En este punto los personajes no logran desarrollarse ni establecer la necesaria empatía con el público,
¿qué los motiva?, ¿cuál es el motor que activa sus deseos?, ¿a dónde quieren ir?, ¿realmente importa si
Amaru o Paloma son felices juntos, como pareja, haciendo un trío con Soren, o solos? Que yo no entienda
eso, o que no lo sienta no significa que la película haya cumplido su objetivo de relativizar todo, es que
simplemente es desconcertante lo errático del tratamiento. Por otro lado, estas no son preguntas que los
personajes deban responder literalmente (que sí intentan hacerlo en diálogos por demás forzados y que
me he sentido tentado a transcribirlos en este texto), son respuestas que deben entreverse de la voz
narrativa del director, de su mirada, de sus imágenes, de los hechos y acciones de los personajes, en fin,
de su discurso. Pasada la mitad del film, narrador y personajes parecen compartir extravío en el trópico
cochabambino y ni el repentino homenaje inconsciente a cierta película mexicana de principios de este
siglo nos ayuda a entender lo que está pasando.

“Zona Sur” tampoco tenía un guión brillante, sin embargo, el objetivo principal era claro, y se articulaba
de manera notable con la puesta en escena. En esta película de 2009, el diseño de producción y la
arriesgada puesta en imagen fueron clave, tan caprichosa como interesante, funcionaba con lo que se
decía. Esos travellings circulares que soportaban preciosos planos secuencia, devolvían al cine boliviano
la fuerza de poder inyectar a través de la plasticidad de la imagen todo un entramado complejo de
realidades críticas. Posteriormente, en “Ivi Maraey” (2013), se evidenciaría ya huecos narrativos y ciertos
“atajos” que usó Valdivia para parcharlos. Los recursos se repetían: confrontar campo/ciudad,
cosmovisión occidental y cosmovisión indígena, lógica y razón frente a lo intuitivo y sensible, todo pegado
con frases reflexivas y que sustentaban la historia ahí donde la barca hacia aguas. Montones de papel con
cientos de ideas, agolpadas unos tras otras se derramaban en la mesa del protagonista, mientras, bellas
imágenes del chaco boliviano, acompañadas de una voz en off en guaraní, criticaban las mismas
pretensiones del director/personaje. Valdivia en cierta medida ironizó sus propias limitaciones y las usó
para justificar el conflicto de su historia, en ese entonces salió a flote y airoso.

Con “Soren” y su esfuerzo por cuestionar (¿o celebrar?) el hedonismo, ya no tenemos opuestos, lo que
está bien como premisa, pues se podría decir que los contrastes de las películas anteriores encontrarían
ahora un desarrollo mucho más matizado y complejo. Pero, la ausencia de este recurso, que en otras
oportunidades sirvió a Valdivia para lograr un andamiaje cuasi dialéctico, esa especie de tensión y
equilibrio de dos mundos, aquí solo revela la imposibilidad del director para imaginarse a las clases
populares más allá de los estereotipos, los de antes y los de ahora.
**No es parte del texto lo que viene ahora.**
int fork_lanes(dsmgp_ctx* c, int nl) {
    if (nl > 1) {
        HIPCHK(c, hipEventRecord(c->ev_fork, c->stream));
        for (int lane = 1; lane < nl; ++lane) HIPCHK(c, hipStreamWaitEvent(c->lane_stream[lane], c->ev_fork, 0));
    }
    return 0;
}
int join_lanes(dsmgp_ctx* c, int nl) {
    for (int lane = 1; lane < nl; ++lane) {
        HIPCHK(c, hipEventRecord(c->ev_join[lane], c->lane_stream[lane]));
        HIPCHK(c, hipStreamWaitEvent(c->stream, c->ev_join[lane], 0));
    }
    return 0;
}

int run_lanes(dsmgp_ctx* c, StepLists (*lists)[2], int ph, PhaseTimer& pt, bool count_launches) {
    int nsteps = 0;
    for (int lane = 0; lane < c->nlanes; ++lane) nsteps = std::max(nsteps, lists[lane][ph].nsteps);
    if (nsteps == 0) return 0;
    if (int rc = fork_lanes(c, c->nlanes)) return rc;
    for (int k = 0; k < nsteps; ++k)
        for (int lane = 0; lane < c->nlanes; ++lane) run_step(c, lists[lane][ph], k, pt, c->lane_stream[lane], count_launches);
    HIPCHK(c, hipGetLastError());
    return join_lanes(c, c->nlanes);
}

int ensure_dinv(dsmgp_ctx* c) {
    if (c->dinv_complete) return 0;
    if (c->dinvc_all.count)
        dinv_complete_kernel<<<(int)c->dinvc_all.count, 256, DIAGP_LDS_BYTES, c->stream>>>(c->dinvc_all.p);
    HIPCHK(c, hipGetLastError());
    c->dinv_complete = true;
    return 0;
}

int ensure_alpha(dsmgp_ctx* c) {
    if (c->alpha_valid) return 0;
    if (int rc = ensure_dinv(c)) return rc;
    EventPair ev;
    HIPCHK(c, ev.init());
    HIPCHK(c, hipEventRecord(ev.a, c->stream));
    int maxpad = 0;
    for (auto& lf : c->leaves) maxpad = std::max(maxpad, lf.npad);
    copy_z_kernel<<<dim3((maxpad + 255) / 256, c->L), 256, 0, c->stream>>>(c->d_leaves.p);
    for (int s = 0; s < c->solve_steps; ++s) {
        const int n = c->bwd_off[s + 1] - c->bwd_off[s];
        if (n > 0) solve_bwd_kernel<<<n, 256, 0, c->stream>>>(c->bwd.p + c->bwd_off[s]);
    }
    HIPCHK(c, hipGetLastError());
    HIPCHK(c, hipEventRecord(ev.b, c->stream));
    HIPCHK(c, hipStreamSynchronize(c->stream));
    float ms = 0.f;
    HIPCHK(c, hipEventElapsedTime(&ms, ev.a, ev.b));
    c->timings[14] = ms * 1e-3;
    c->alpha_valid = true;
    return 0;
}

}

extern "C" {

int dsmgp_create(int32_t device_id, dsmgp_ctx** out) {
    if (!out) return fail(nullptr, DSMGP_E_ARG, "out is NULL");
    *out = nullptr;
    int ndev = 0;
    if (hipGetDeviceCount(&ndev) != hipSuccess || ndev == 0)
        return fail(nullptr, DSMGP_E_NODEVICE, "no HIP device visible: the GP-expert path has no CPU fallback");
    if (device_id < 0 || device_id >= ndev) return fail(nullptr, DSMGP_E_ARG, "device id out of range");
    dsmgp_ctx* c = new dsmgp_ctx();
    c->device = device_id;
    if (hipSetDevice(device_id) != hipSuccess || hipStreamCreateWithFlags(&c->stream, DSMGP_STREAM_FLAGS) != hipSuccess) {
        delete c;
        return fail(nullptr, DSMGP_E_HIP, "cannot initialise device");
    }
    c->lane_stream[0] = c->stream;
    bool lanes_ok = hipEventCreateWithFlags(&c->ev_fork, hipEventDisableTiming) == hipSuccess;
    for (int lane = 1; lane < MAX_LANES && lanes_ok; ++lane)
        lanes_ok = hipStreamCreateWithFlags(&c->lane_stream[lane], DSMGP_STREAM_FLAGS) == hipSuccess &&
                   hipEventCreateWithFlags(&c->ev_join[lane], hipEventDisableTiming) == hipSuccess;
    if (!lanes_ok) {
        (void)hipStreamDestroy(c->stream);
        delete c;
        return fail(nullptr, DSMGP_E_HIP, "cannot create the lanes' streams");
    }
    (void)hipFuncSetAttribute(reinterpret_cast<const void*>(chol_diag_packed_kernel),
                              hipFuncAttributeMaxDynamicSharedMemorySize, DIAGP_LDS_BYTES);
    (void)hipFuncSetAttribute(reinterpret_cast<const void*>(dinv_complete_kernel),
                              hipFuncAttributeMaxDynamicSharedMemorySize, DIAGP_LDS_BYTES);
    {
        hipDeviceProp_t prop;
        if (hipGetDeviceProperties(&prop, device_id) == hipSuccess && prop.multiProcessorCount > 0)
            c->ncu = prop.multiProcessorCount;
    }
#ifdef DSMGP_DIAG
    if (const char* s = std::getenv("DSMGP_XCD")) c->xcd_order = std::atoi(s) != 0;
    if (const char* s = std::getenv("DSMGP_TAIL_SPLIT")) c->tail_split = c->tail_split_lanes = std::max(1, std::atoi(s));
    if (const char* s = std::getenv("DSMGP_TAIL_ROUNDS")) c->tail_rounds = c->tail_rounds_lanes = std::max(0, std::atoi(s));
    if (const char* s = std::getenv("DSMGP_RAGGED_ROUNDS")) c->ragged_rounds = std::max(1, std::atoi(s));
    if (const char* s = std::getenv("DSMGP_RAGGED_DIV")) c->ragged_div = std::max(1, std::atoi(s));
#endif
    const char* p = std::getenv("DSMGP_PROFILE");
    c->profile = p ? std::atoi(p) * 2 : 0;
    *out = c;
    return 0;
}

int dsmgp_destroy(dsmgp_ctx* c) {
    if (!c) return DSMGP_E_ARG;
    (void)hipSetDevice(c->device);
    free_plan(c);
    free_test(c);
    if (c->pool_base) (void)hipFree(c->pool_base);
    c->pool_base = nullptr;
    (void)dsmgp_comm_destroy(c);
    drop_graphs(c);
    if (c->side) {
        (void)hipStreamSynchronize(c->side);
        (void)hipStreamDestroy(c->side);
    }
    if (c->stage) (void)hipHostFree(c->stage);
    c->stage = nullptr;
    for (hipEvent_t e : c->event_pool) (void)hipEventDestroy(e);
    if (c->ev_fork) (void)hipEventDestroy(c->ev_fork);
    for (int lane = 1; lane < MAX_LANES; ++lane) {
        if (c->ev_join[lane]) (void)hipEventDestroy(c->ev_join[lane]);
        if (c->lane_stream[lane]) (void)hipStreamDestroy(c->lane_stream[lane]);
    }
    if (c->stream) (void)hipStreamDestroy(c->stream);
    delete c;
    return 0;
}

const char* dsmgp_last_error(dsmgp_ctx* c) { return c ? c->err.c_str() : g_create_error.c_str(); }

int dsmgp_device_name(dsmgp_ctx* c, char* buf, int32_t len) {
    if (!c || !buf || len <= 0) return DSMGP_E_ARG;
    hipDeviceProp_t prop;
    HIPCHK(c, hipGetDeviceProperties(&prop, c->device));
    std::snprintf(buf, len, "%s (%s, %d CUs)", prop.name, prop.gcnArchName, prop.multiProcessorCount);
    return 0;
}

int dsmgp_set_joint(dsmgp_ctx* c, int32_t on) {
    if (!c) return DSMGP_E_ARG;
    c->joint = on != 0;
    return 0;
}

int dsmgp_set_option(dsmgp_ctx* c, int32_t option, int32_t value) {
    if (!c) return DSMGP_E_ARG;
    if (option == DSMGP_OPT_ARD_LENGTHSCALE_GRADIENT) {
        if ((value != 0) != c->ard_true_gradient) {
            HIPCHK(c, hipSetDevice(c->device));
            free_grad(c);
        }
        c->ard_true_gradient = value != 0;
        return 0;
    }
    if (option == DSMGP_OPT_FUSED_GRAM) {
        if ((value != 0) != c->fuse_gram) {
            HIPCHK(c, hipSetDevice(c->device));
            free_plan(c);
            free_test(c);
        }
        c->fuse_gram = value != 0;
        return 0;
    }
    if (option == DSMGP_OPT_FUSED_STEPS) {
        if ((value != 0) != c->fuse_steps) {
            HIPCHK(c, hipSetDevice(c->device));
            free_plan(c);
            free_test(c);
        }
        c->fuse_steps = value != 0;
        return 0;
    }
    if (option == DSMGP_OPT_FIT_GRAPH) {
        if (value == 0) drop_graphs(c);
        c->use_graph = value != 0;
        return 0;
    }
    if (option == DSMGP_OPT_LANES) {
        if (value < 0 || value > MAX_LANES) return fail(c, DSMGP_E_ARG, "set_option: lanes must be 0 (automatic) or 1 .. 4");
        if (value != c->lanes_opt) {
            HIPCHK(c, hipSetDevice(c->device));
            free_plan(c);
            free_test(c);
        }
        c->lanes_opt = value;
        return 0;
    }
    if (option == DSMGP_OPT_DIAG_IN_UPDATE) {
        if ((value != 0) != c->diag_in_update) {
            HIPCHK(c, hipSetDevice(c->device));
            free_plan(c);
            free_test(c);
        }
        c->diag_in_update = value != 0;
        return 0;
    }
    return fail(c, DSMGP_E_ARG, "set_option: unknown option");
}

int dsmgp_set_profile(dsmgp_ctx* c, int32_t on) {
    if (!c) return DSMGP_E_ARG;
    c->alt_names = on == 3;
    c->profile = on < 0 ? 0 : (on == 3 ? 1 : (on > 2 ? 2 : on));
    return 0;
}

int dsmgp_set_train(dsmgp_ctx* c, const double* X, const double* y, int64_t N, int32_t D) {
    if (!c) return DSMGP_E_ARG;
    if (!X || !y || N <= 0 || D <= 0) return fail(c, DSMGP_E_ARG, "set_train: bad arguments");
    HIPCHK(c, hipSetDevice(c->device));
    free_plan(c);
    free_test(c);
    free_tree(c);
    c->dX.release();
    c->dy.release();
    c->N = N;
    c->D = D;
    if (int rc = c->dX.alloc(c, (size_t)N * D)) return rc;
    if (int rc = c->dy.alloc(c, (size_t)N)) return rc;
    HIPCHK(c, hipMemcpy(c->dX.p, X, (size_t)N * D * sizeof(double), hipMemcpyHostToDevice));
    HIPCHK(c, hipMemcpy(c->dy.p, y, (size_t)N * sizeof(double), hipMemcpyHostToDevice));
    c->L = 0;
    c->leaves.clear();
    return 0;
}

Así como Valdivia recuerda a Kierkegaard, existe otra curiosa referencia en la película. Llegando a la mitad
del metraje, Soren, en este caso el protagonista, está mirando al horizonte accidentado de montañas,
bañadas por densas nubes que parecen olas. La imagen recuerda un cuadro de Caspar David Friedrich
denominado “El caminante sobre el mar de nubes”. Esta pintura, asociada a la corriente estética del
romanticismo, hablaba, entre otras cosas, de soledad, aislamiento e introspección, la libertad, pero
mirada como cierta nostalgia, además colocaba el paisaje en un lugar importante, como personaje que
refuerza esos sentimientos. Todos estos elementos - presentes en la película - aunque de manera errática
y a momentos estridente, pudieron encaminarse con más cuidado y simpleza hacia una historia generosa
con sus personajes y, es posible, que nos hubiéramos llevado algo importante después de salir de la sala
de proyección. La buena noticia es que pese todo, Valdivia volvió a arriesgarse y colocar sobre la mesa
temas que no se pueden soslayar y que son necesarios debatir, claro, eso de arriesgar implica que puedes
ganar, perder o finalmente, perderte.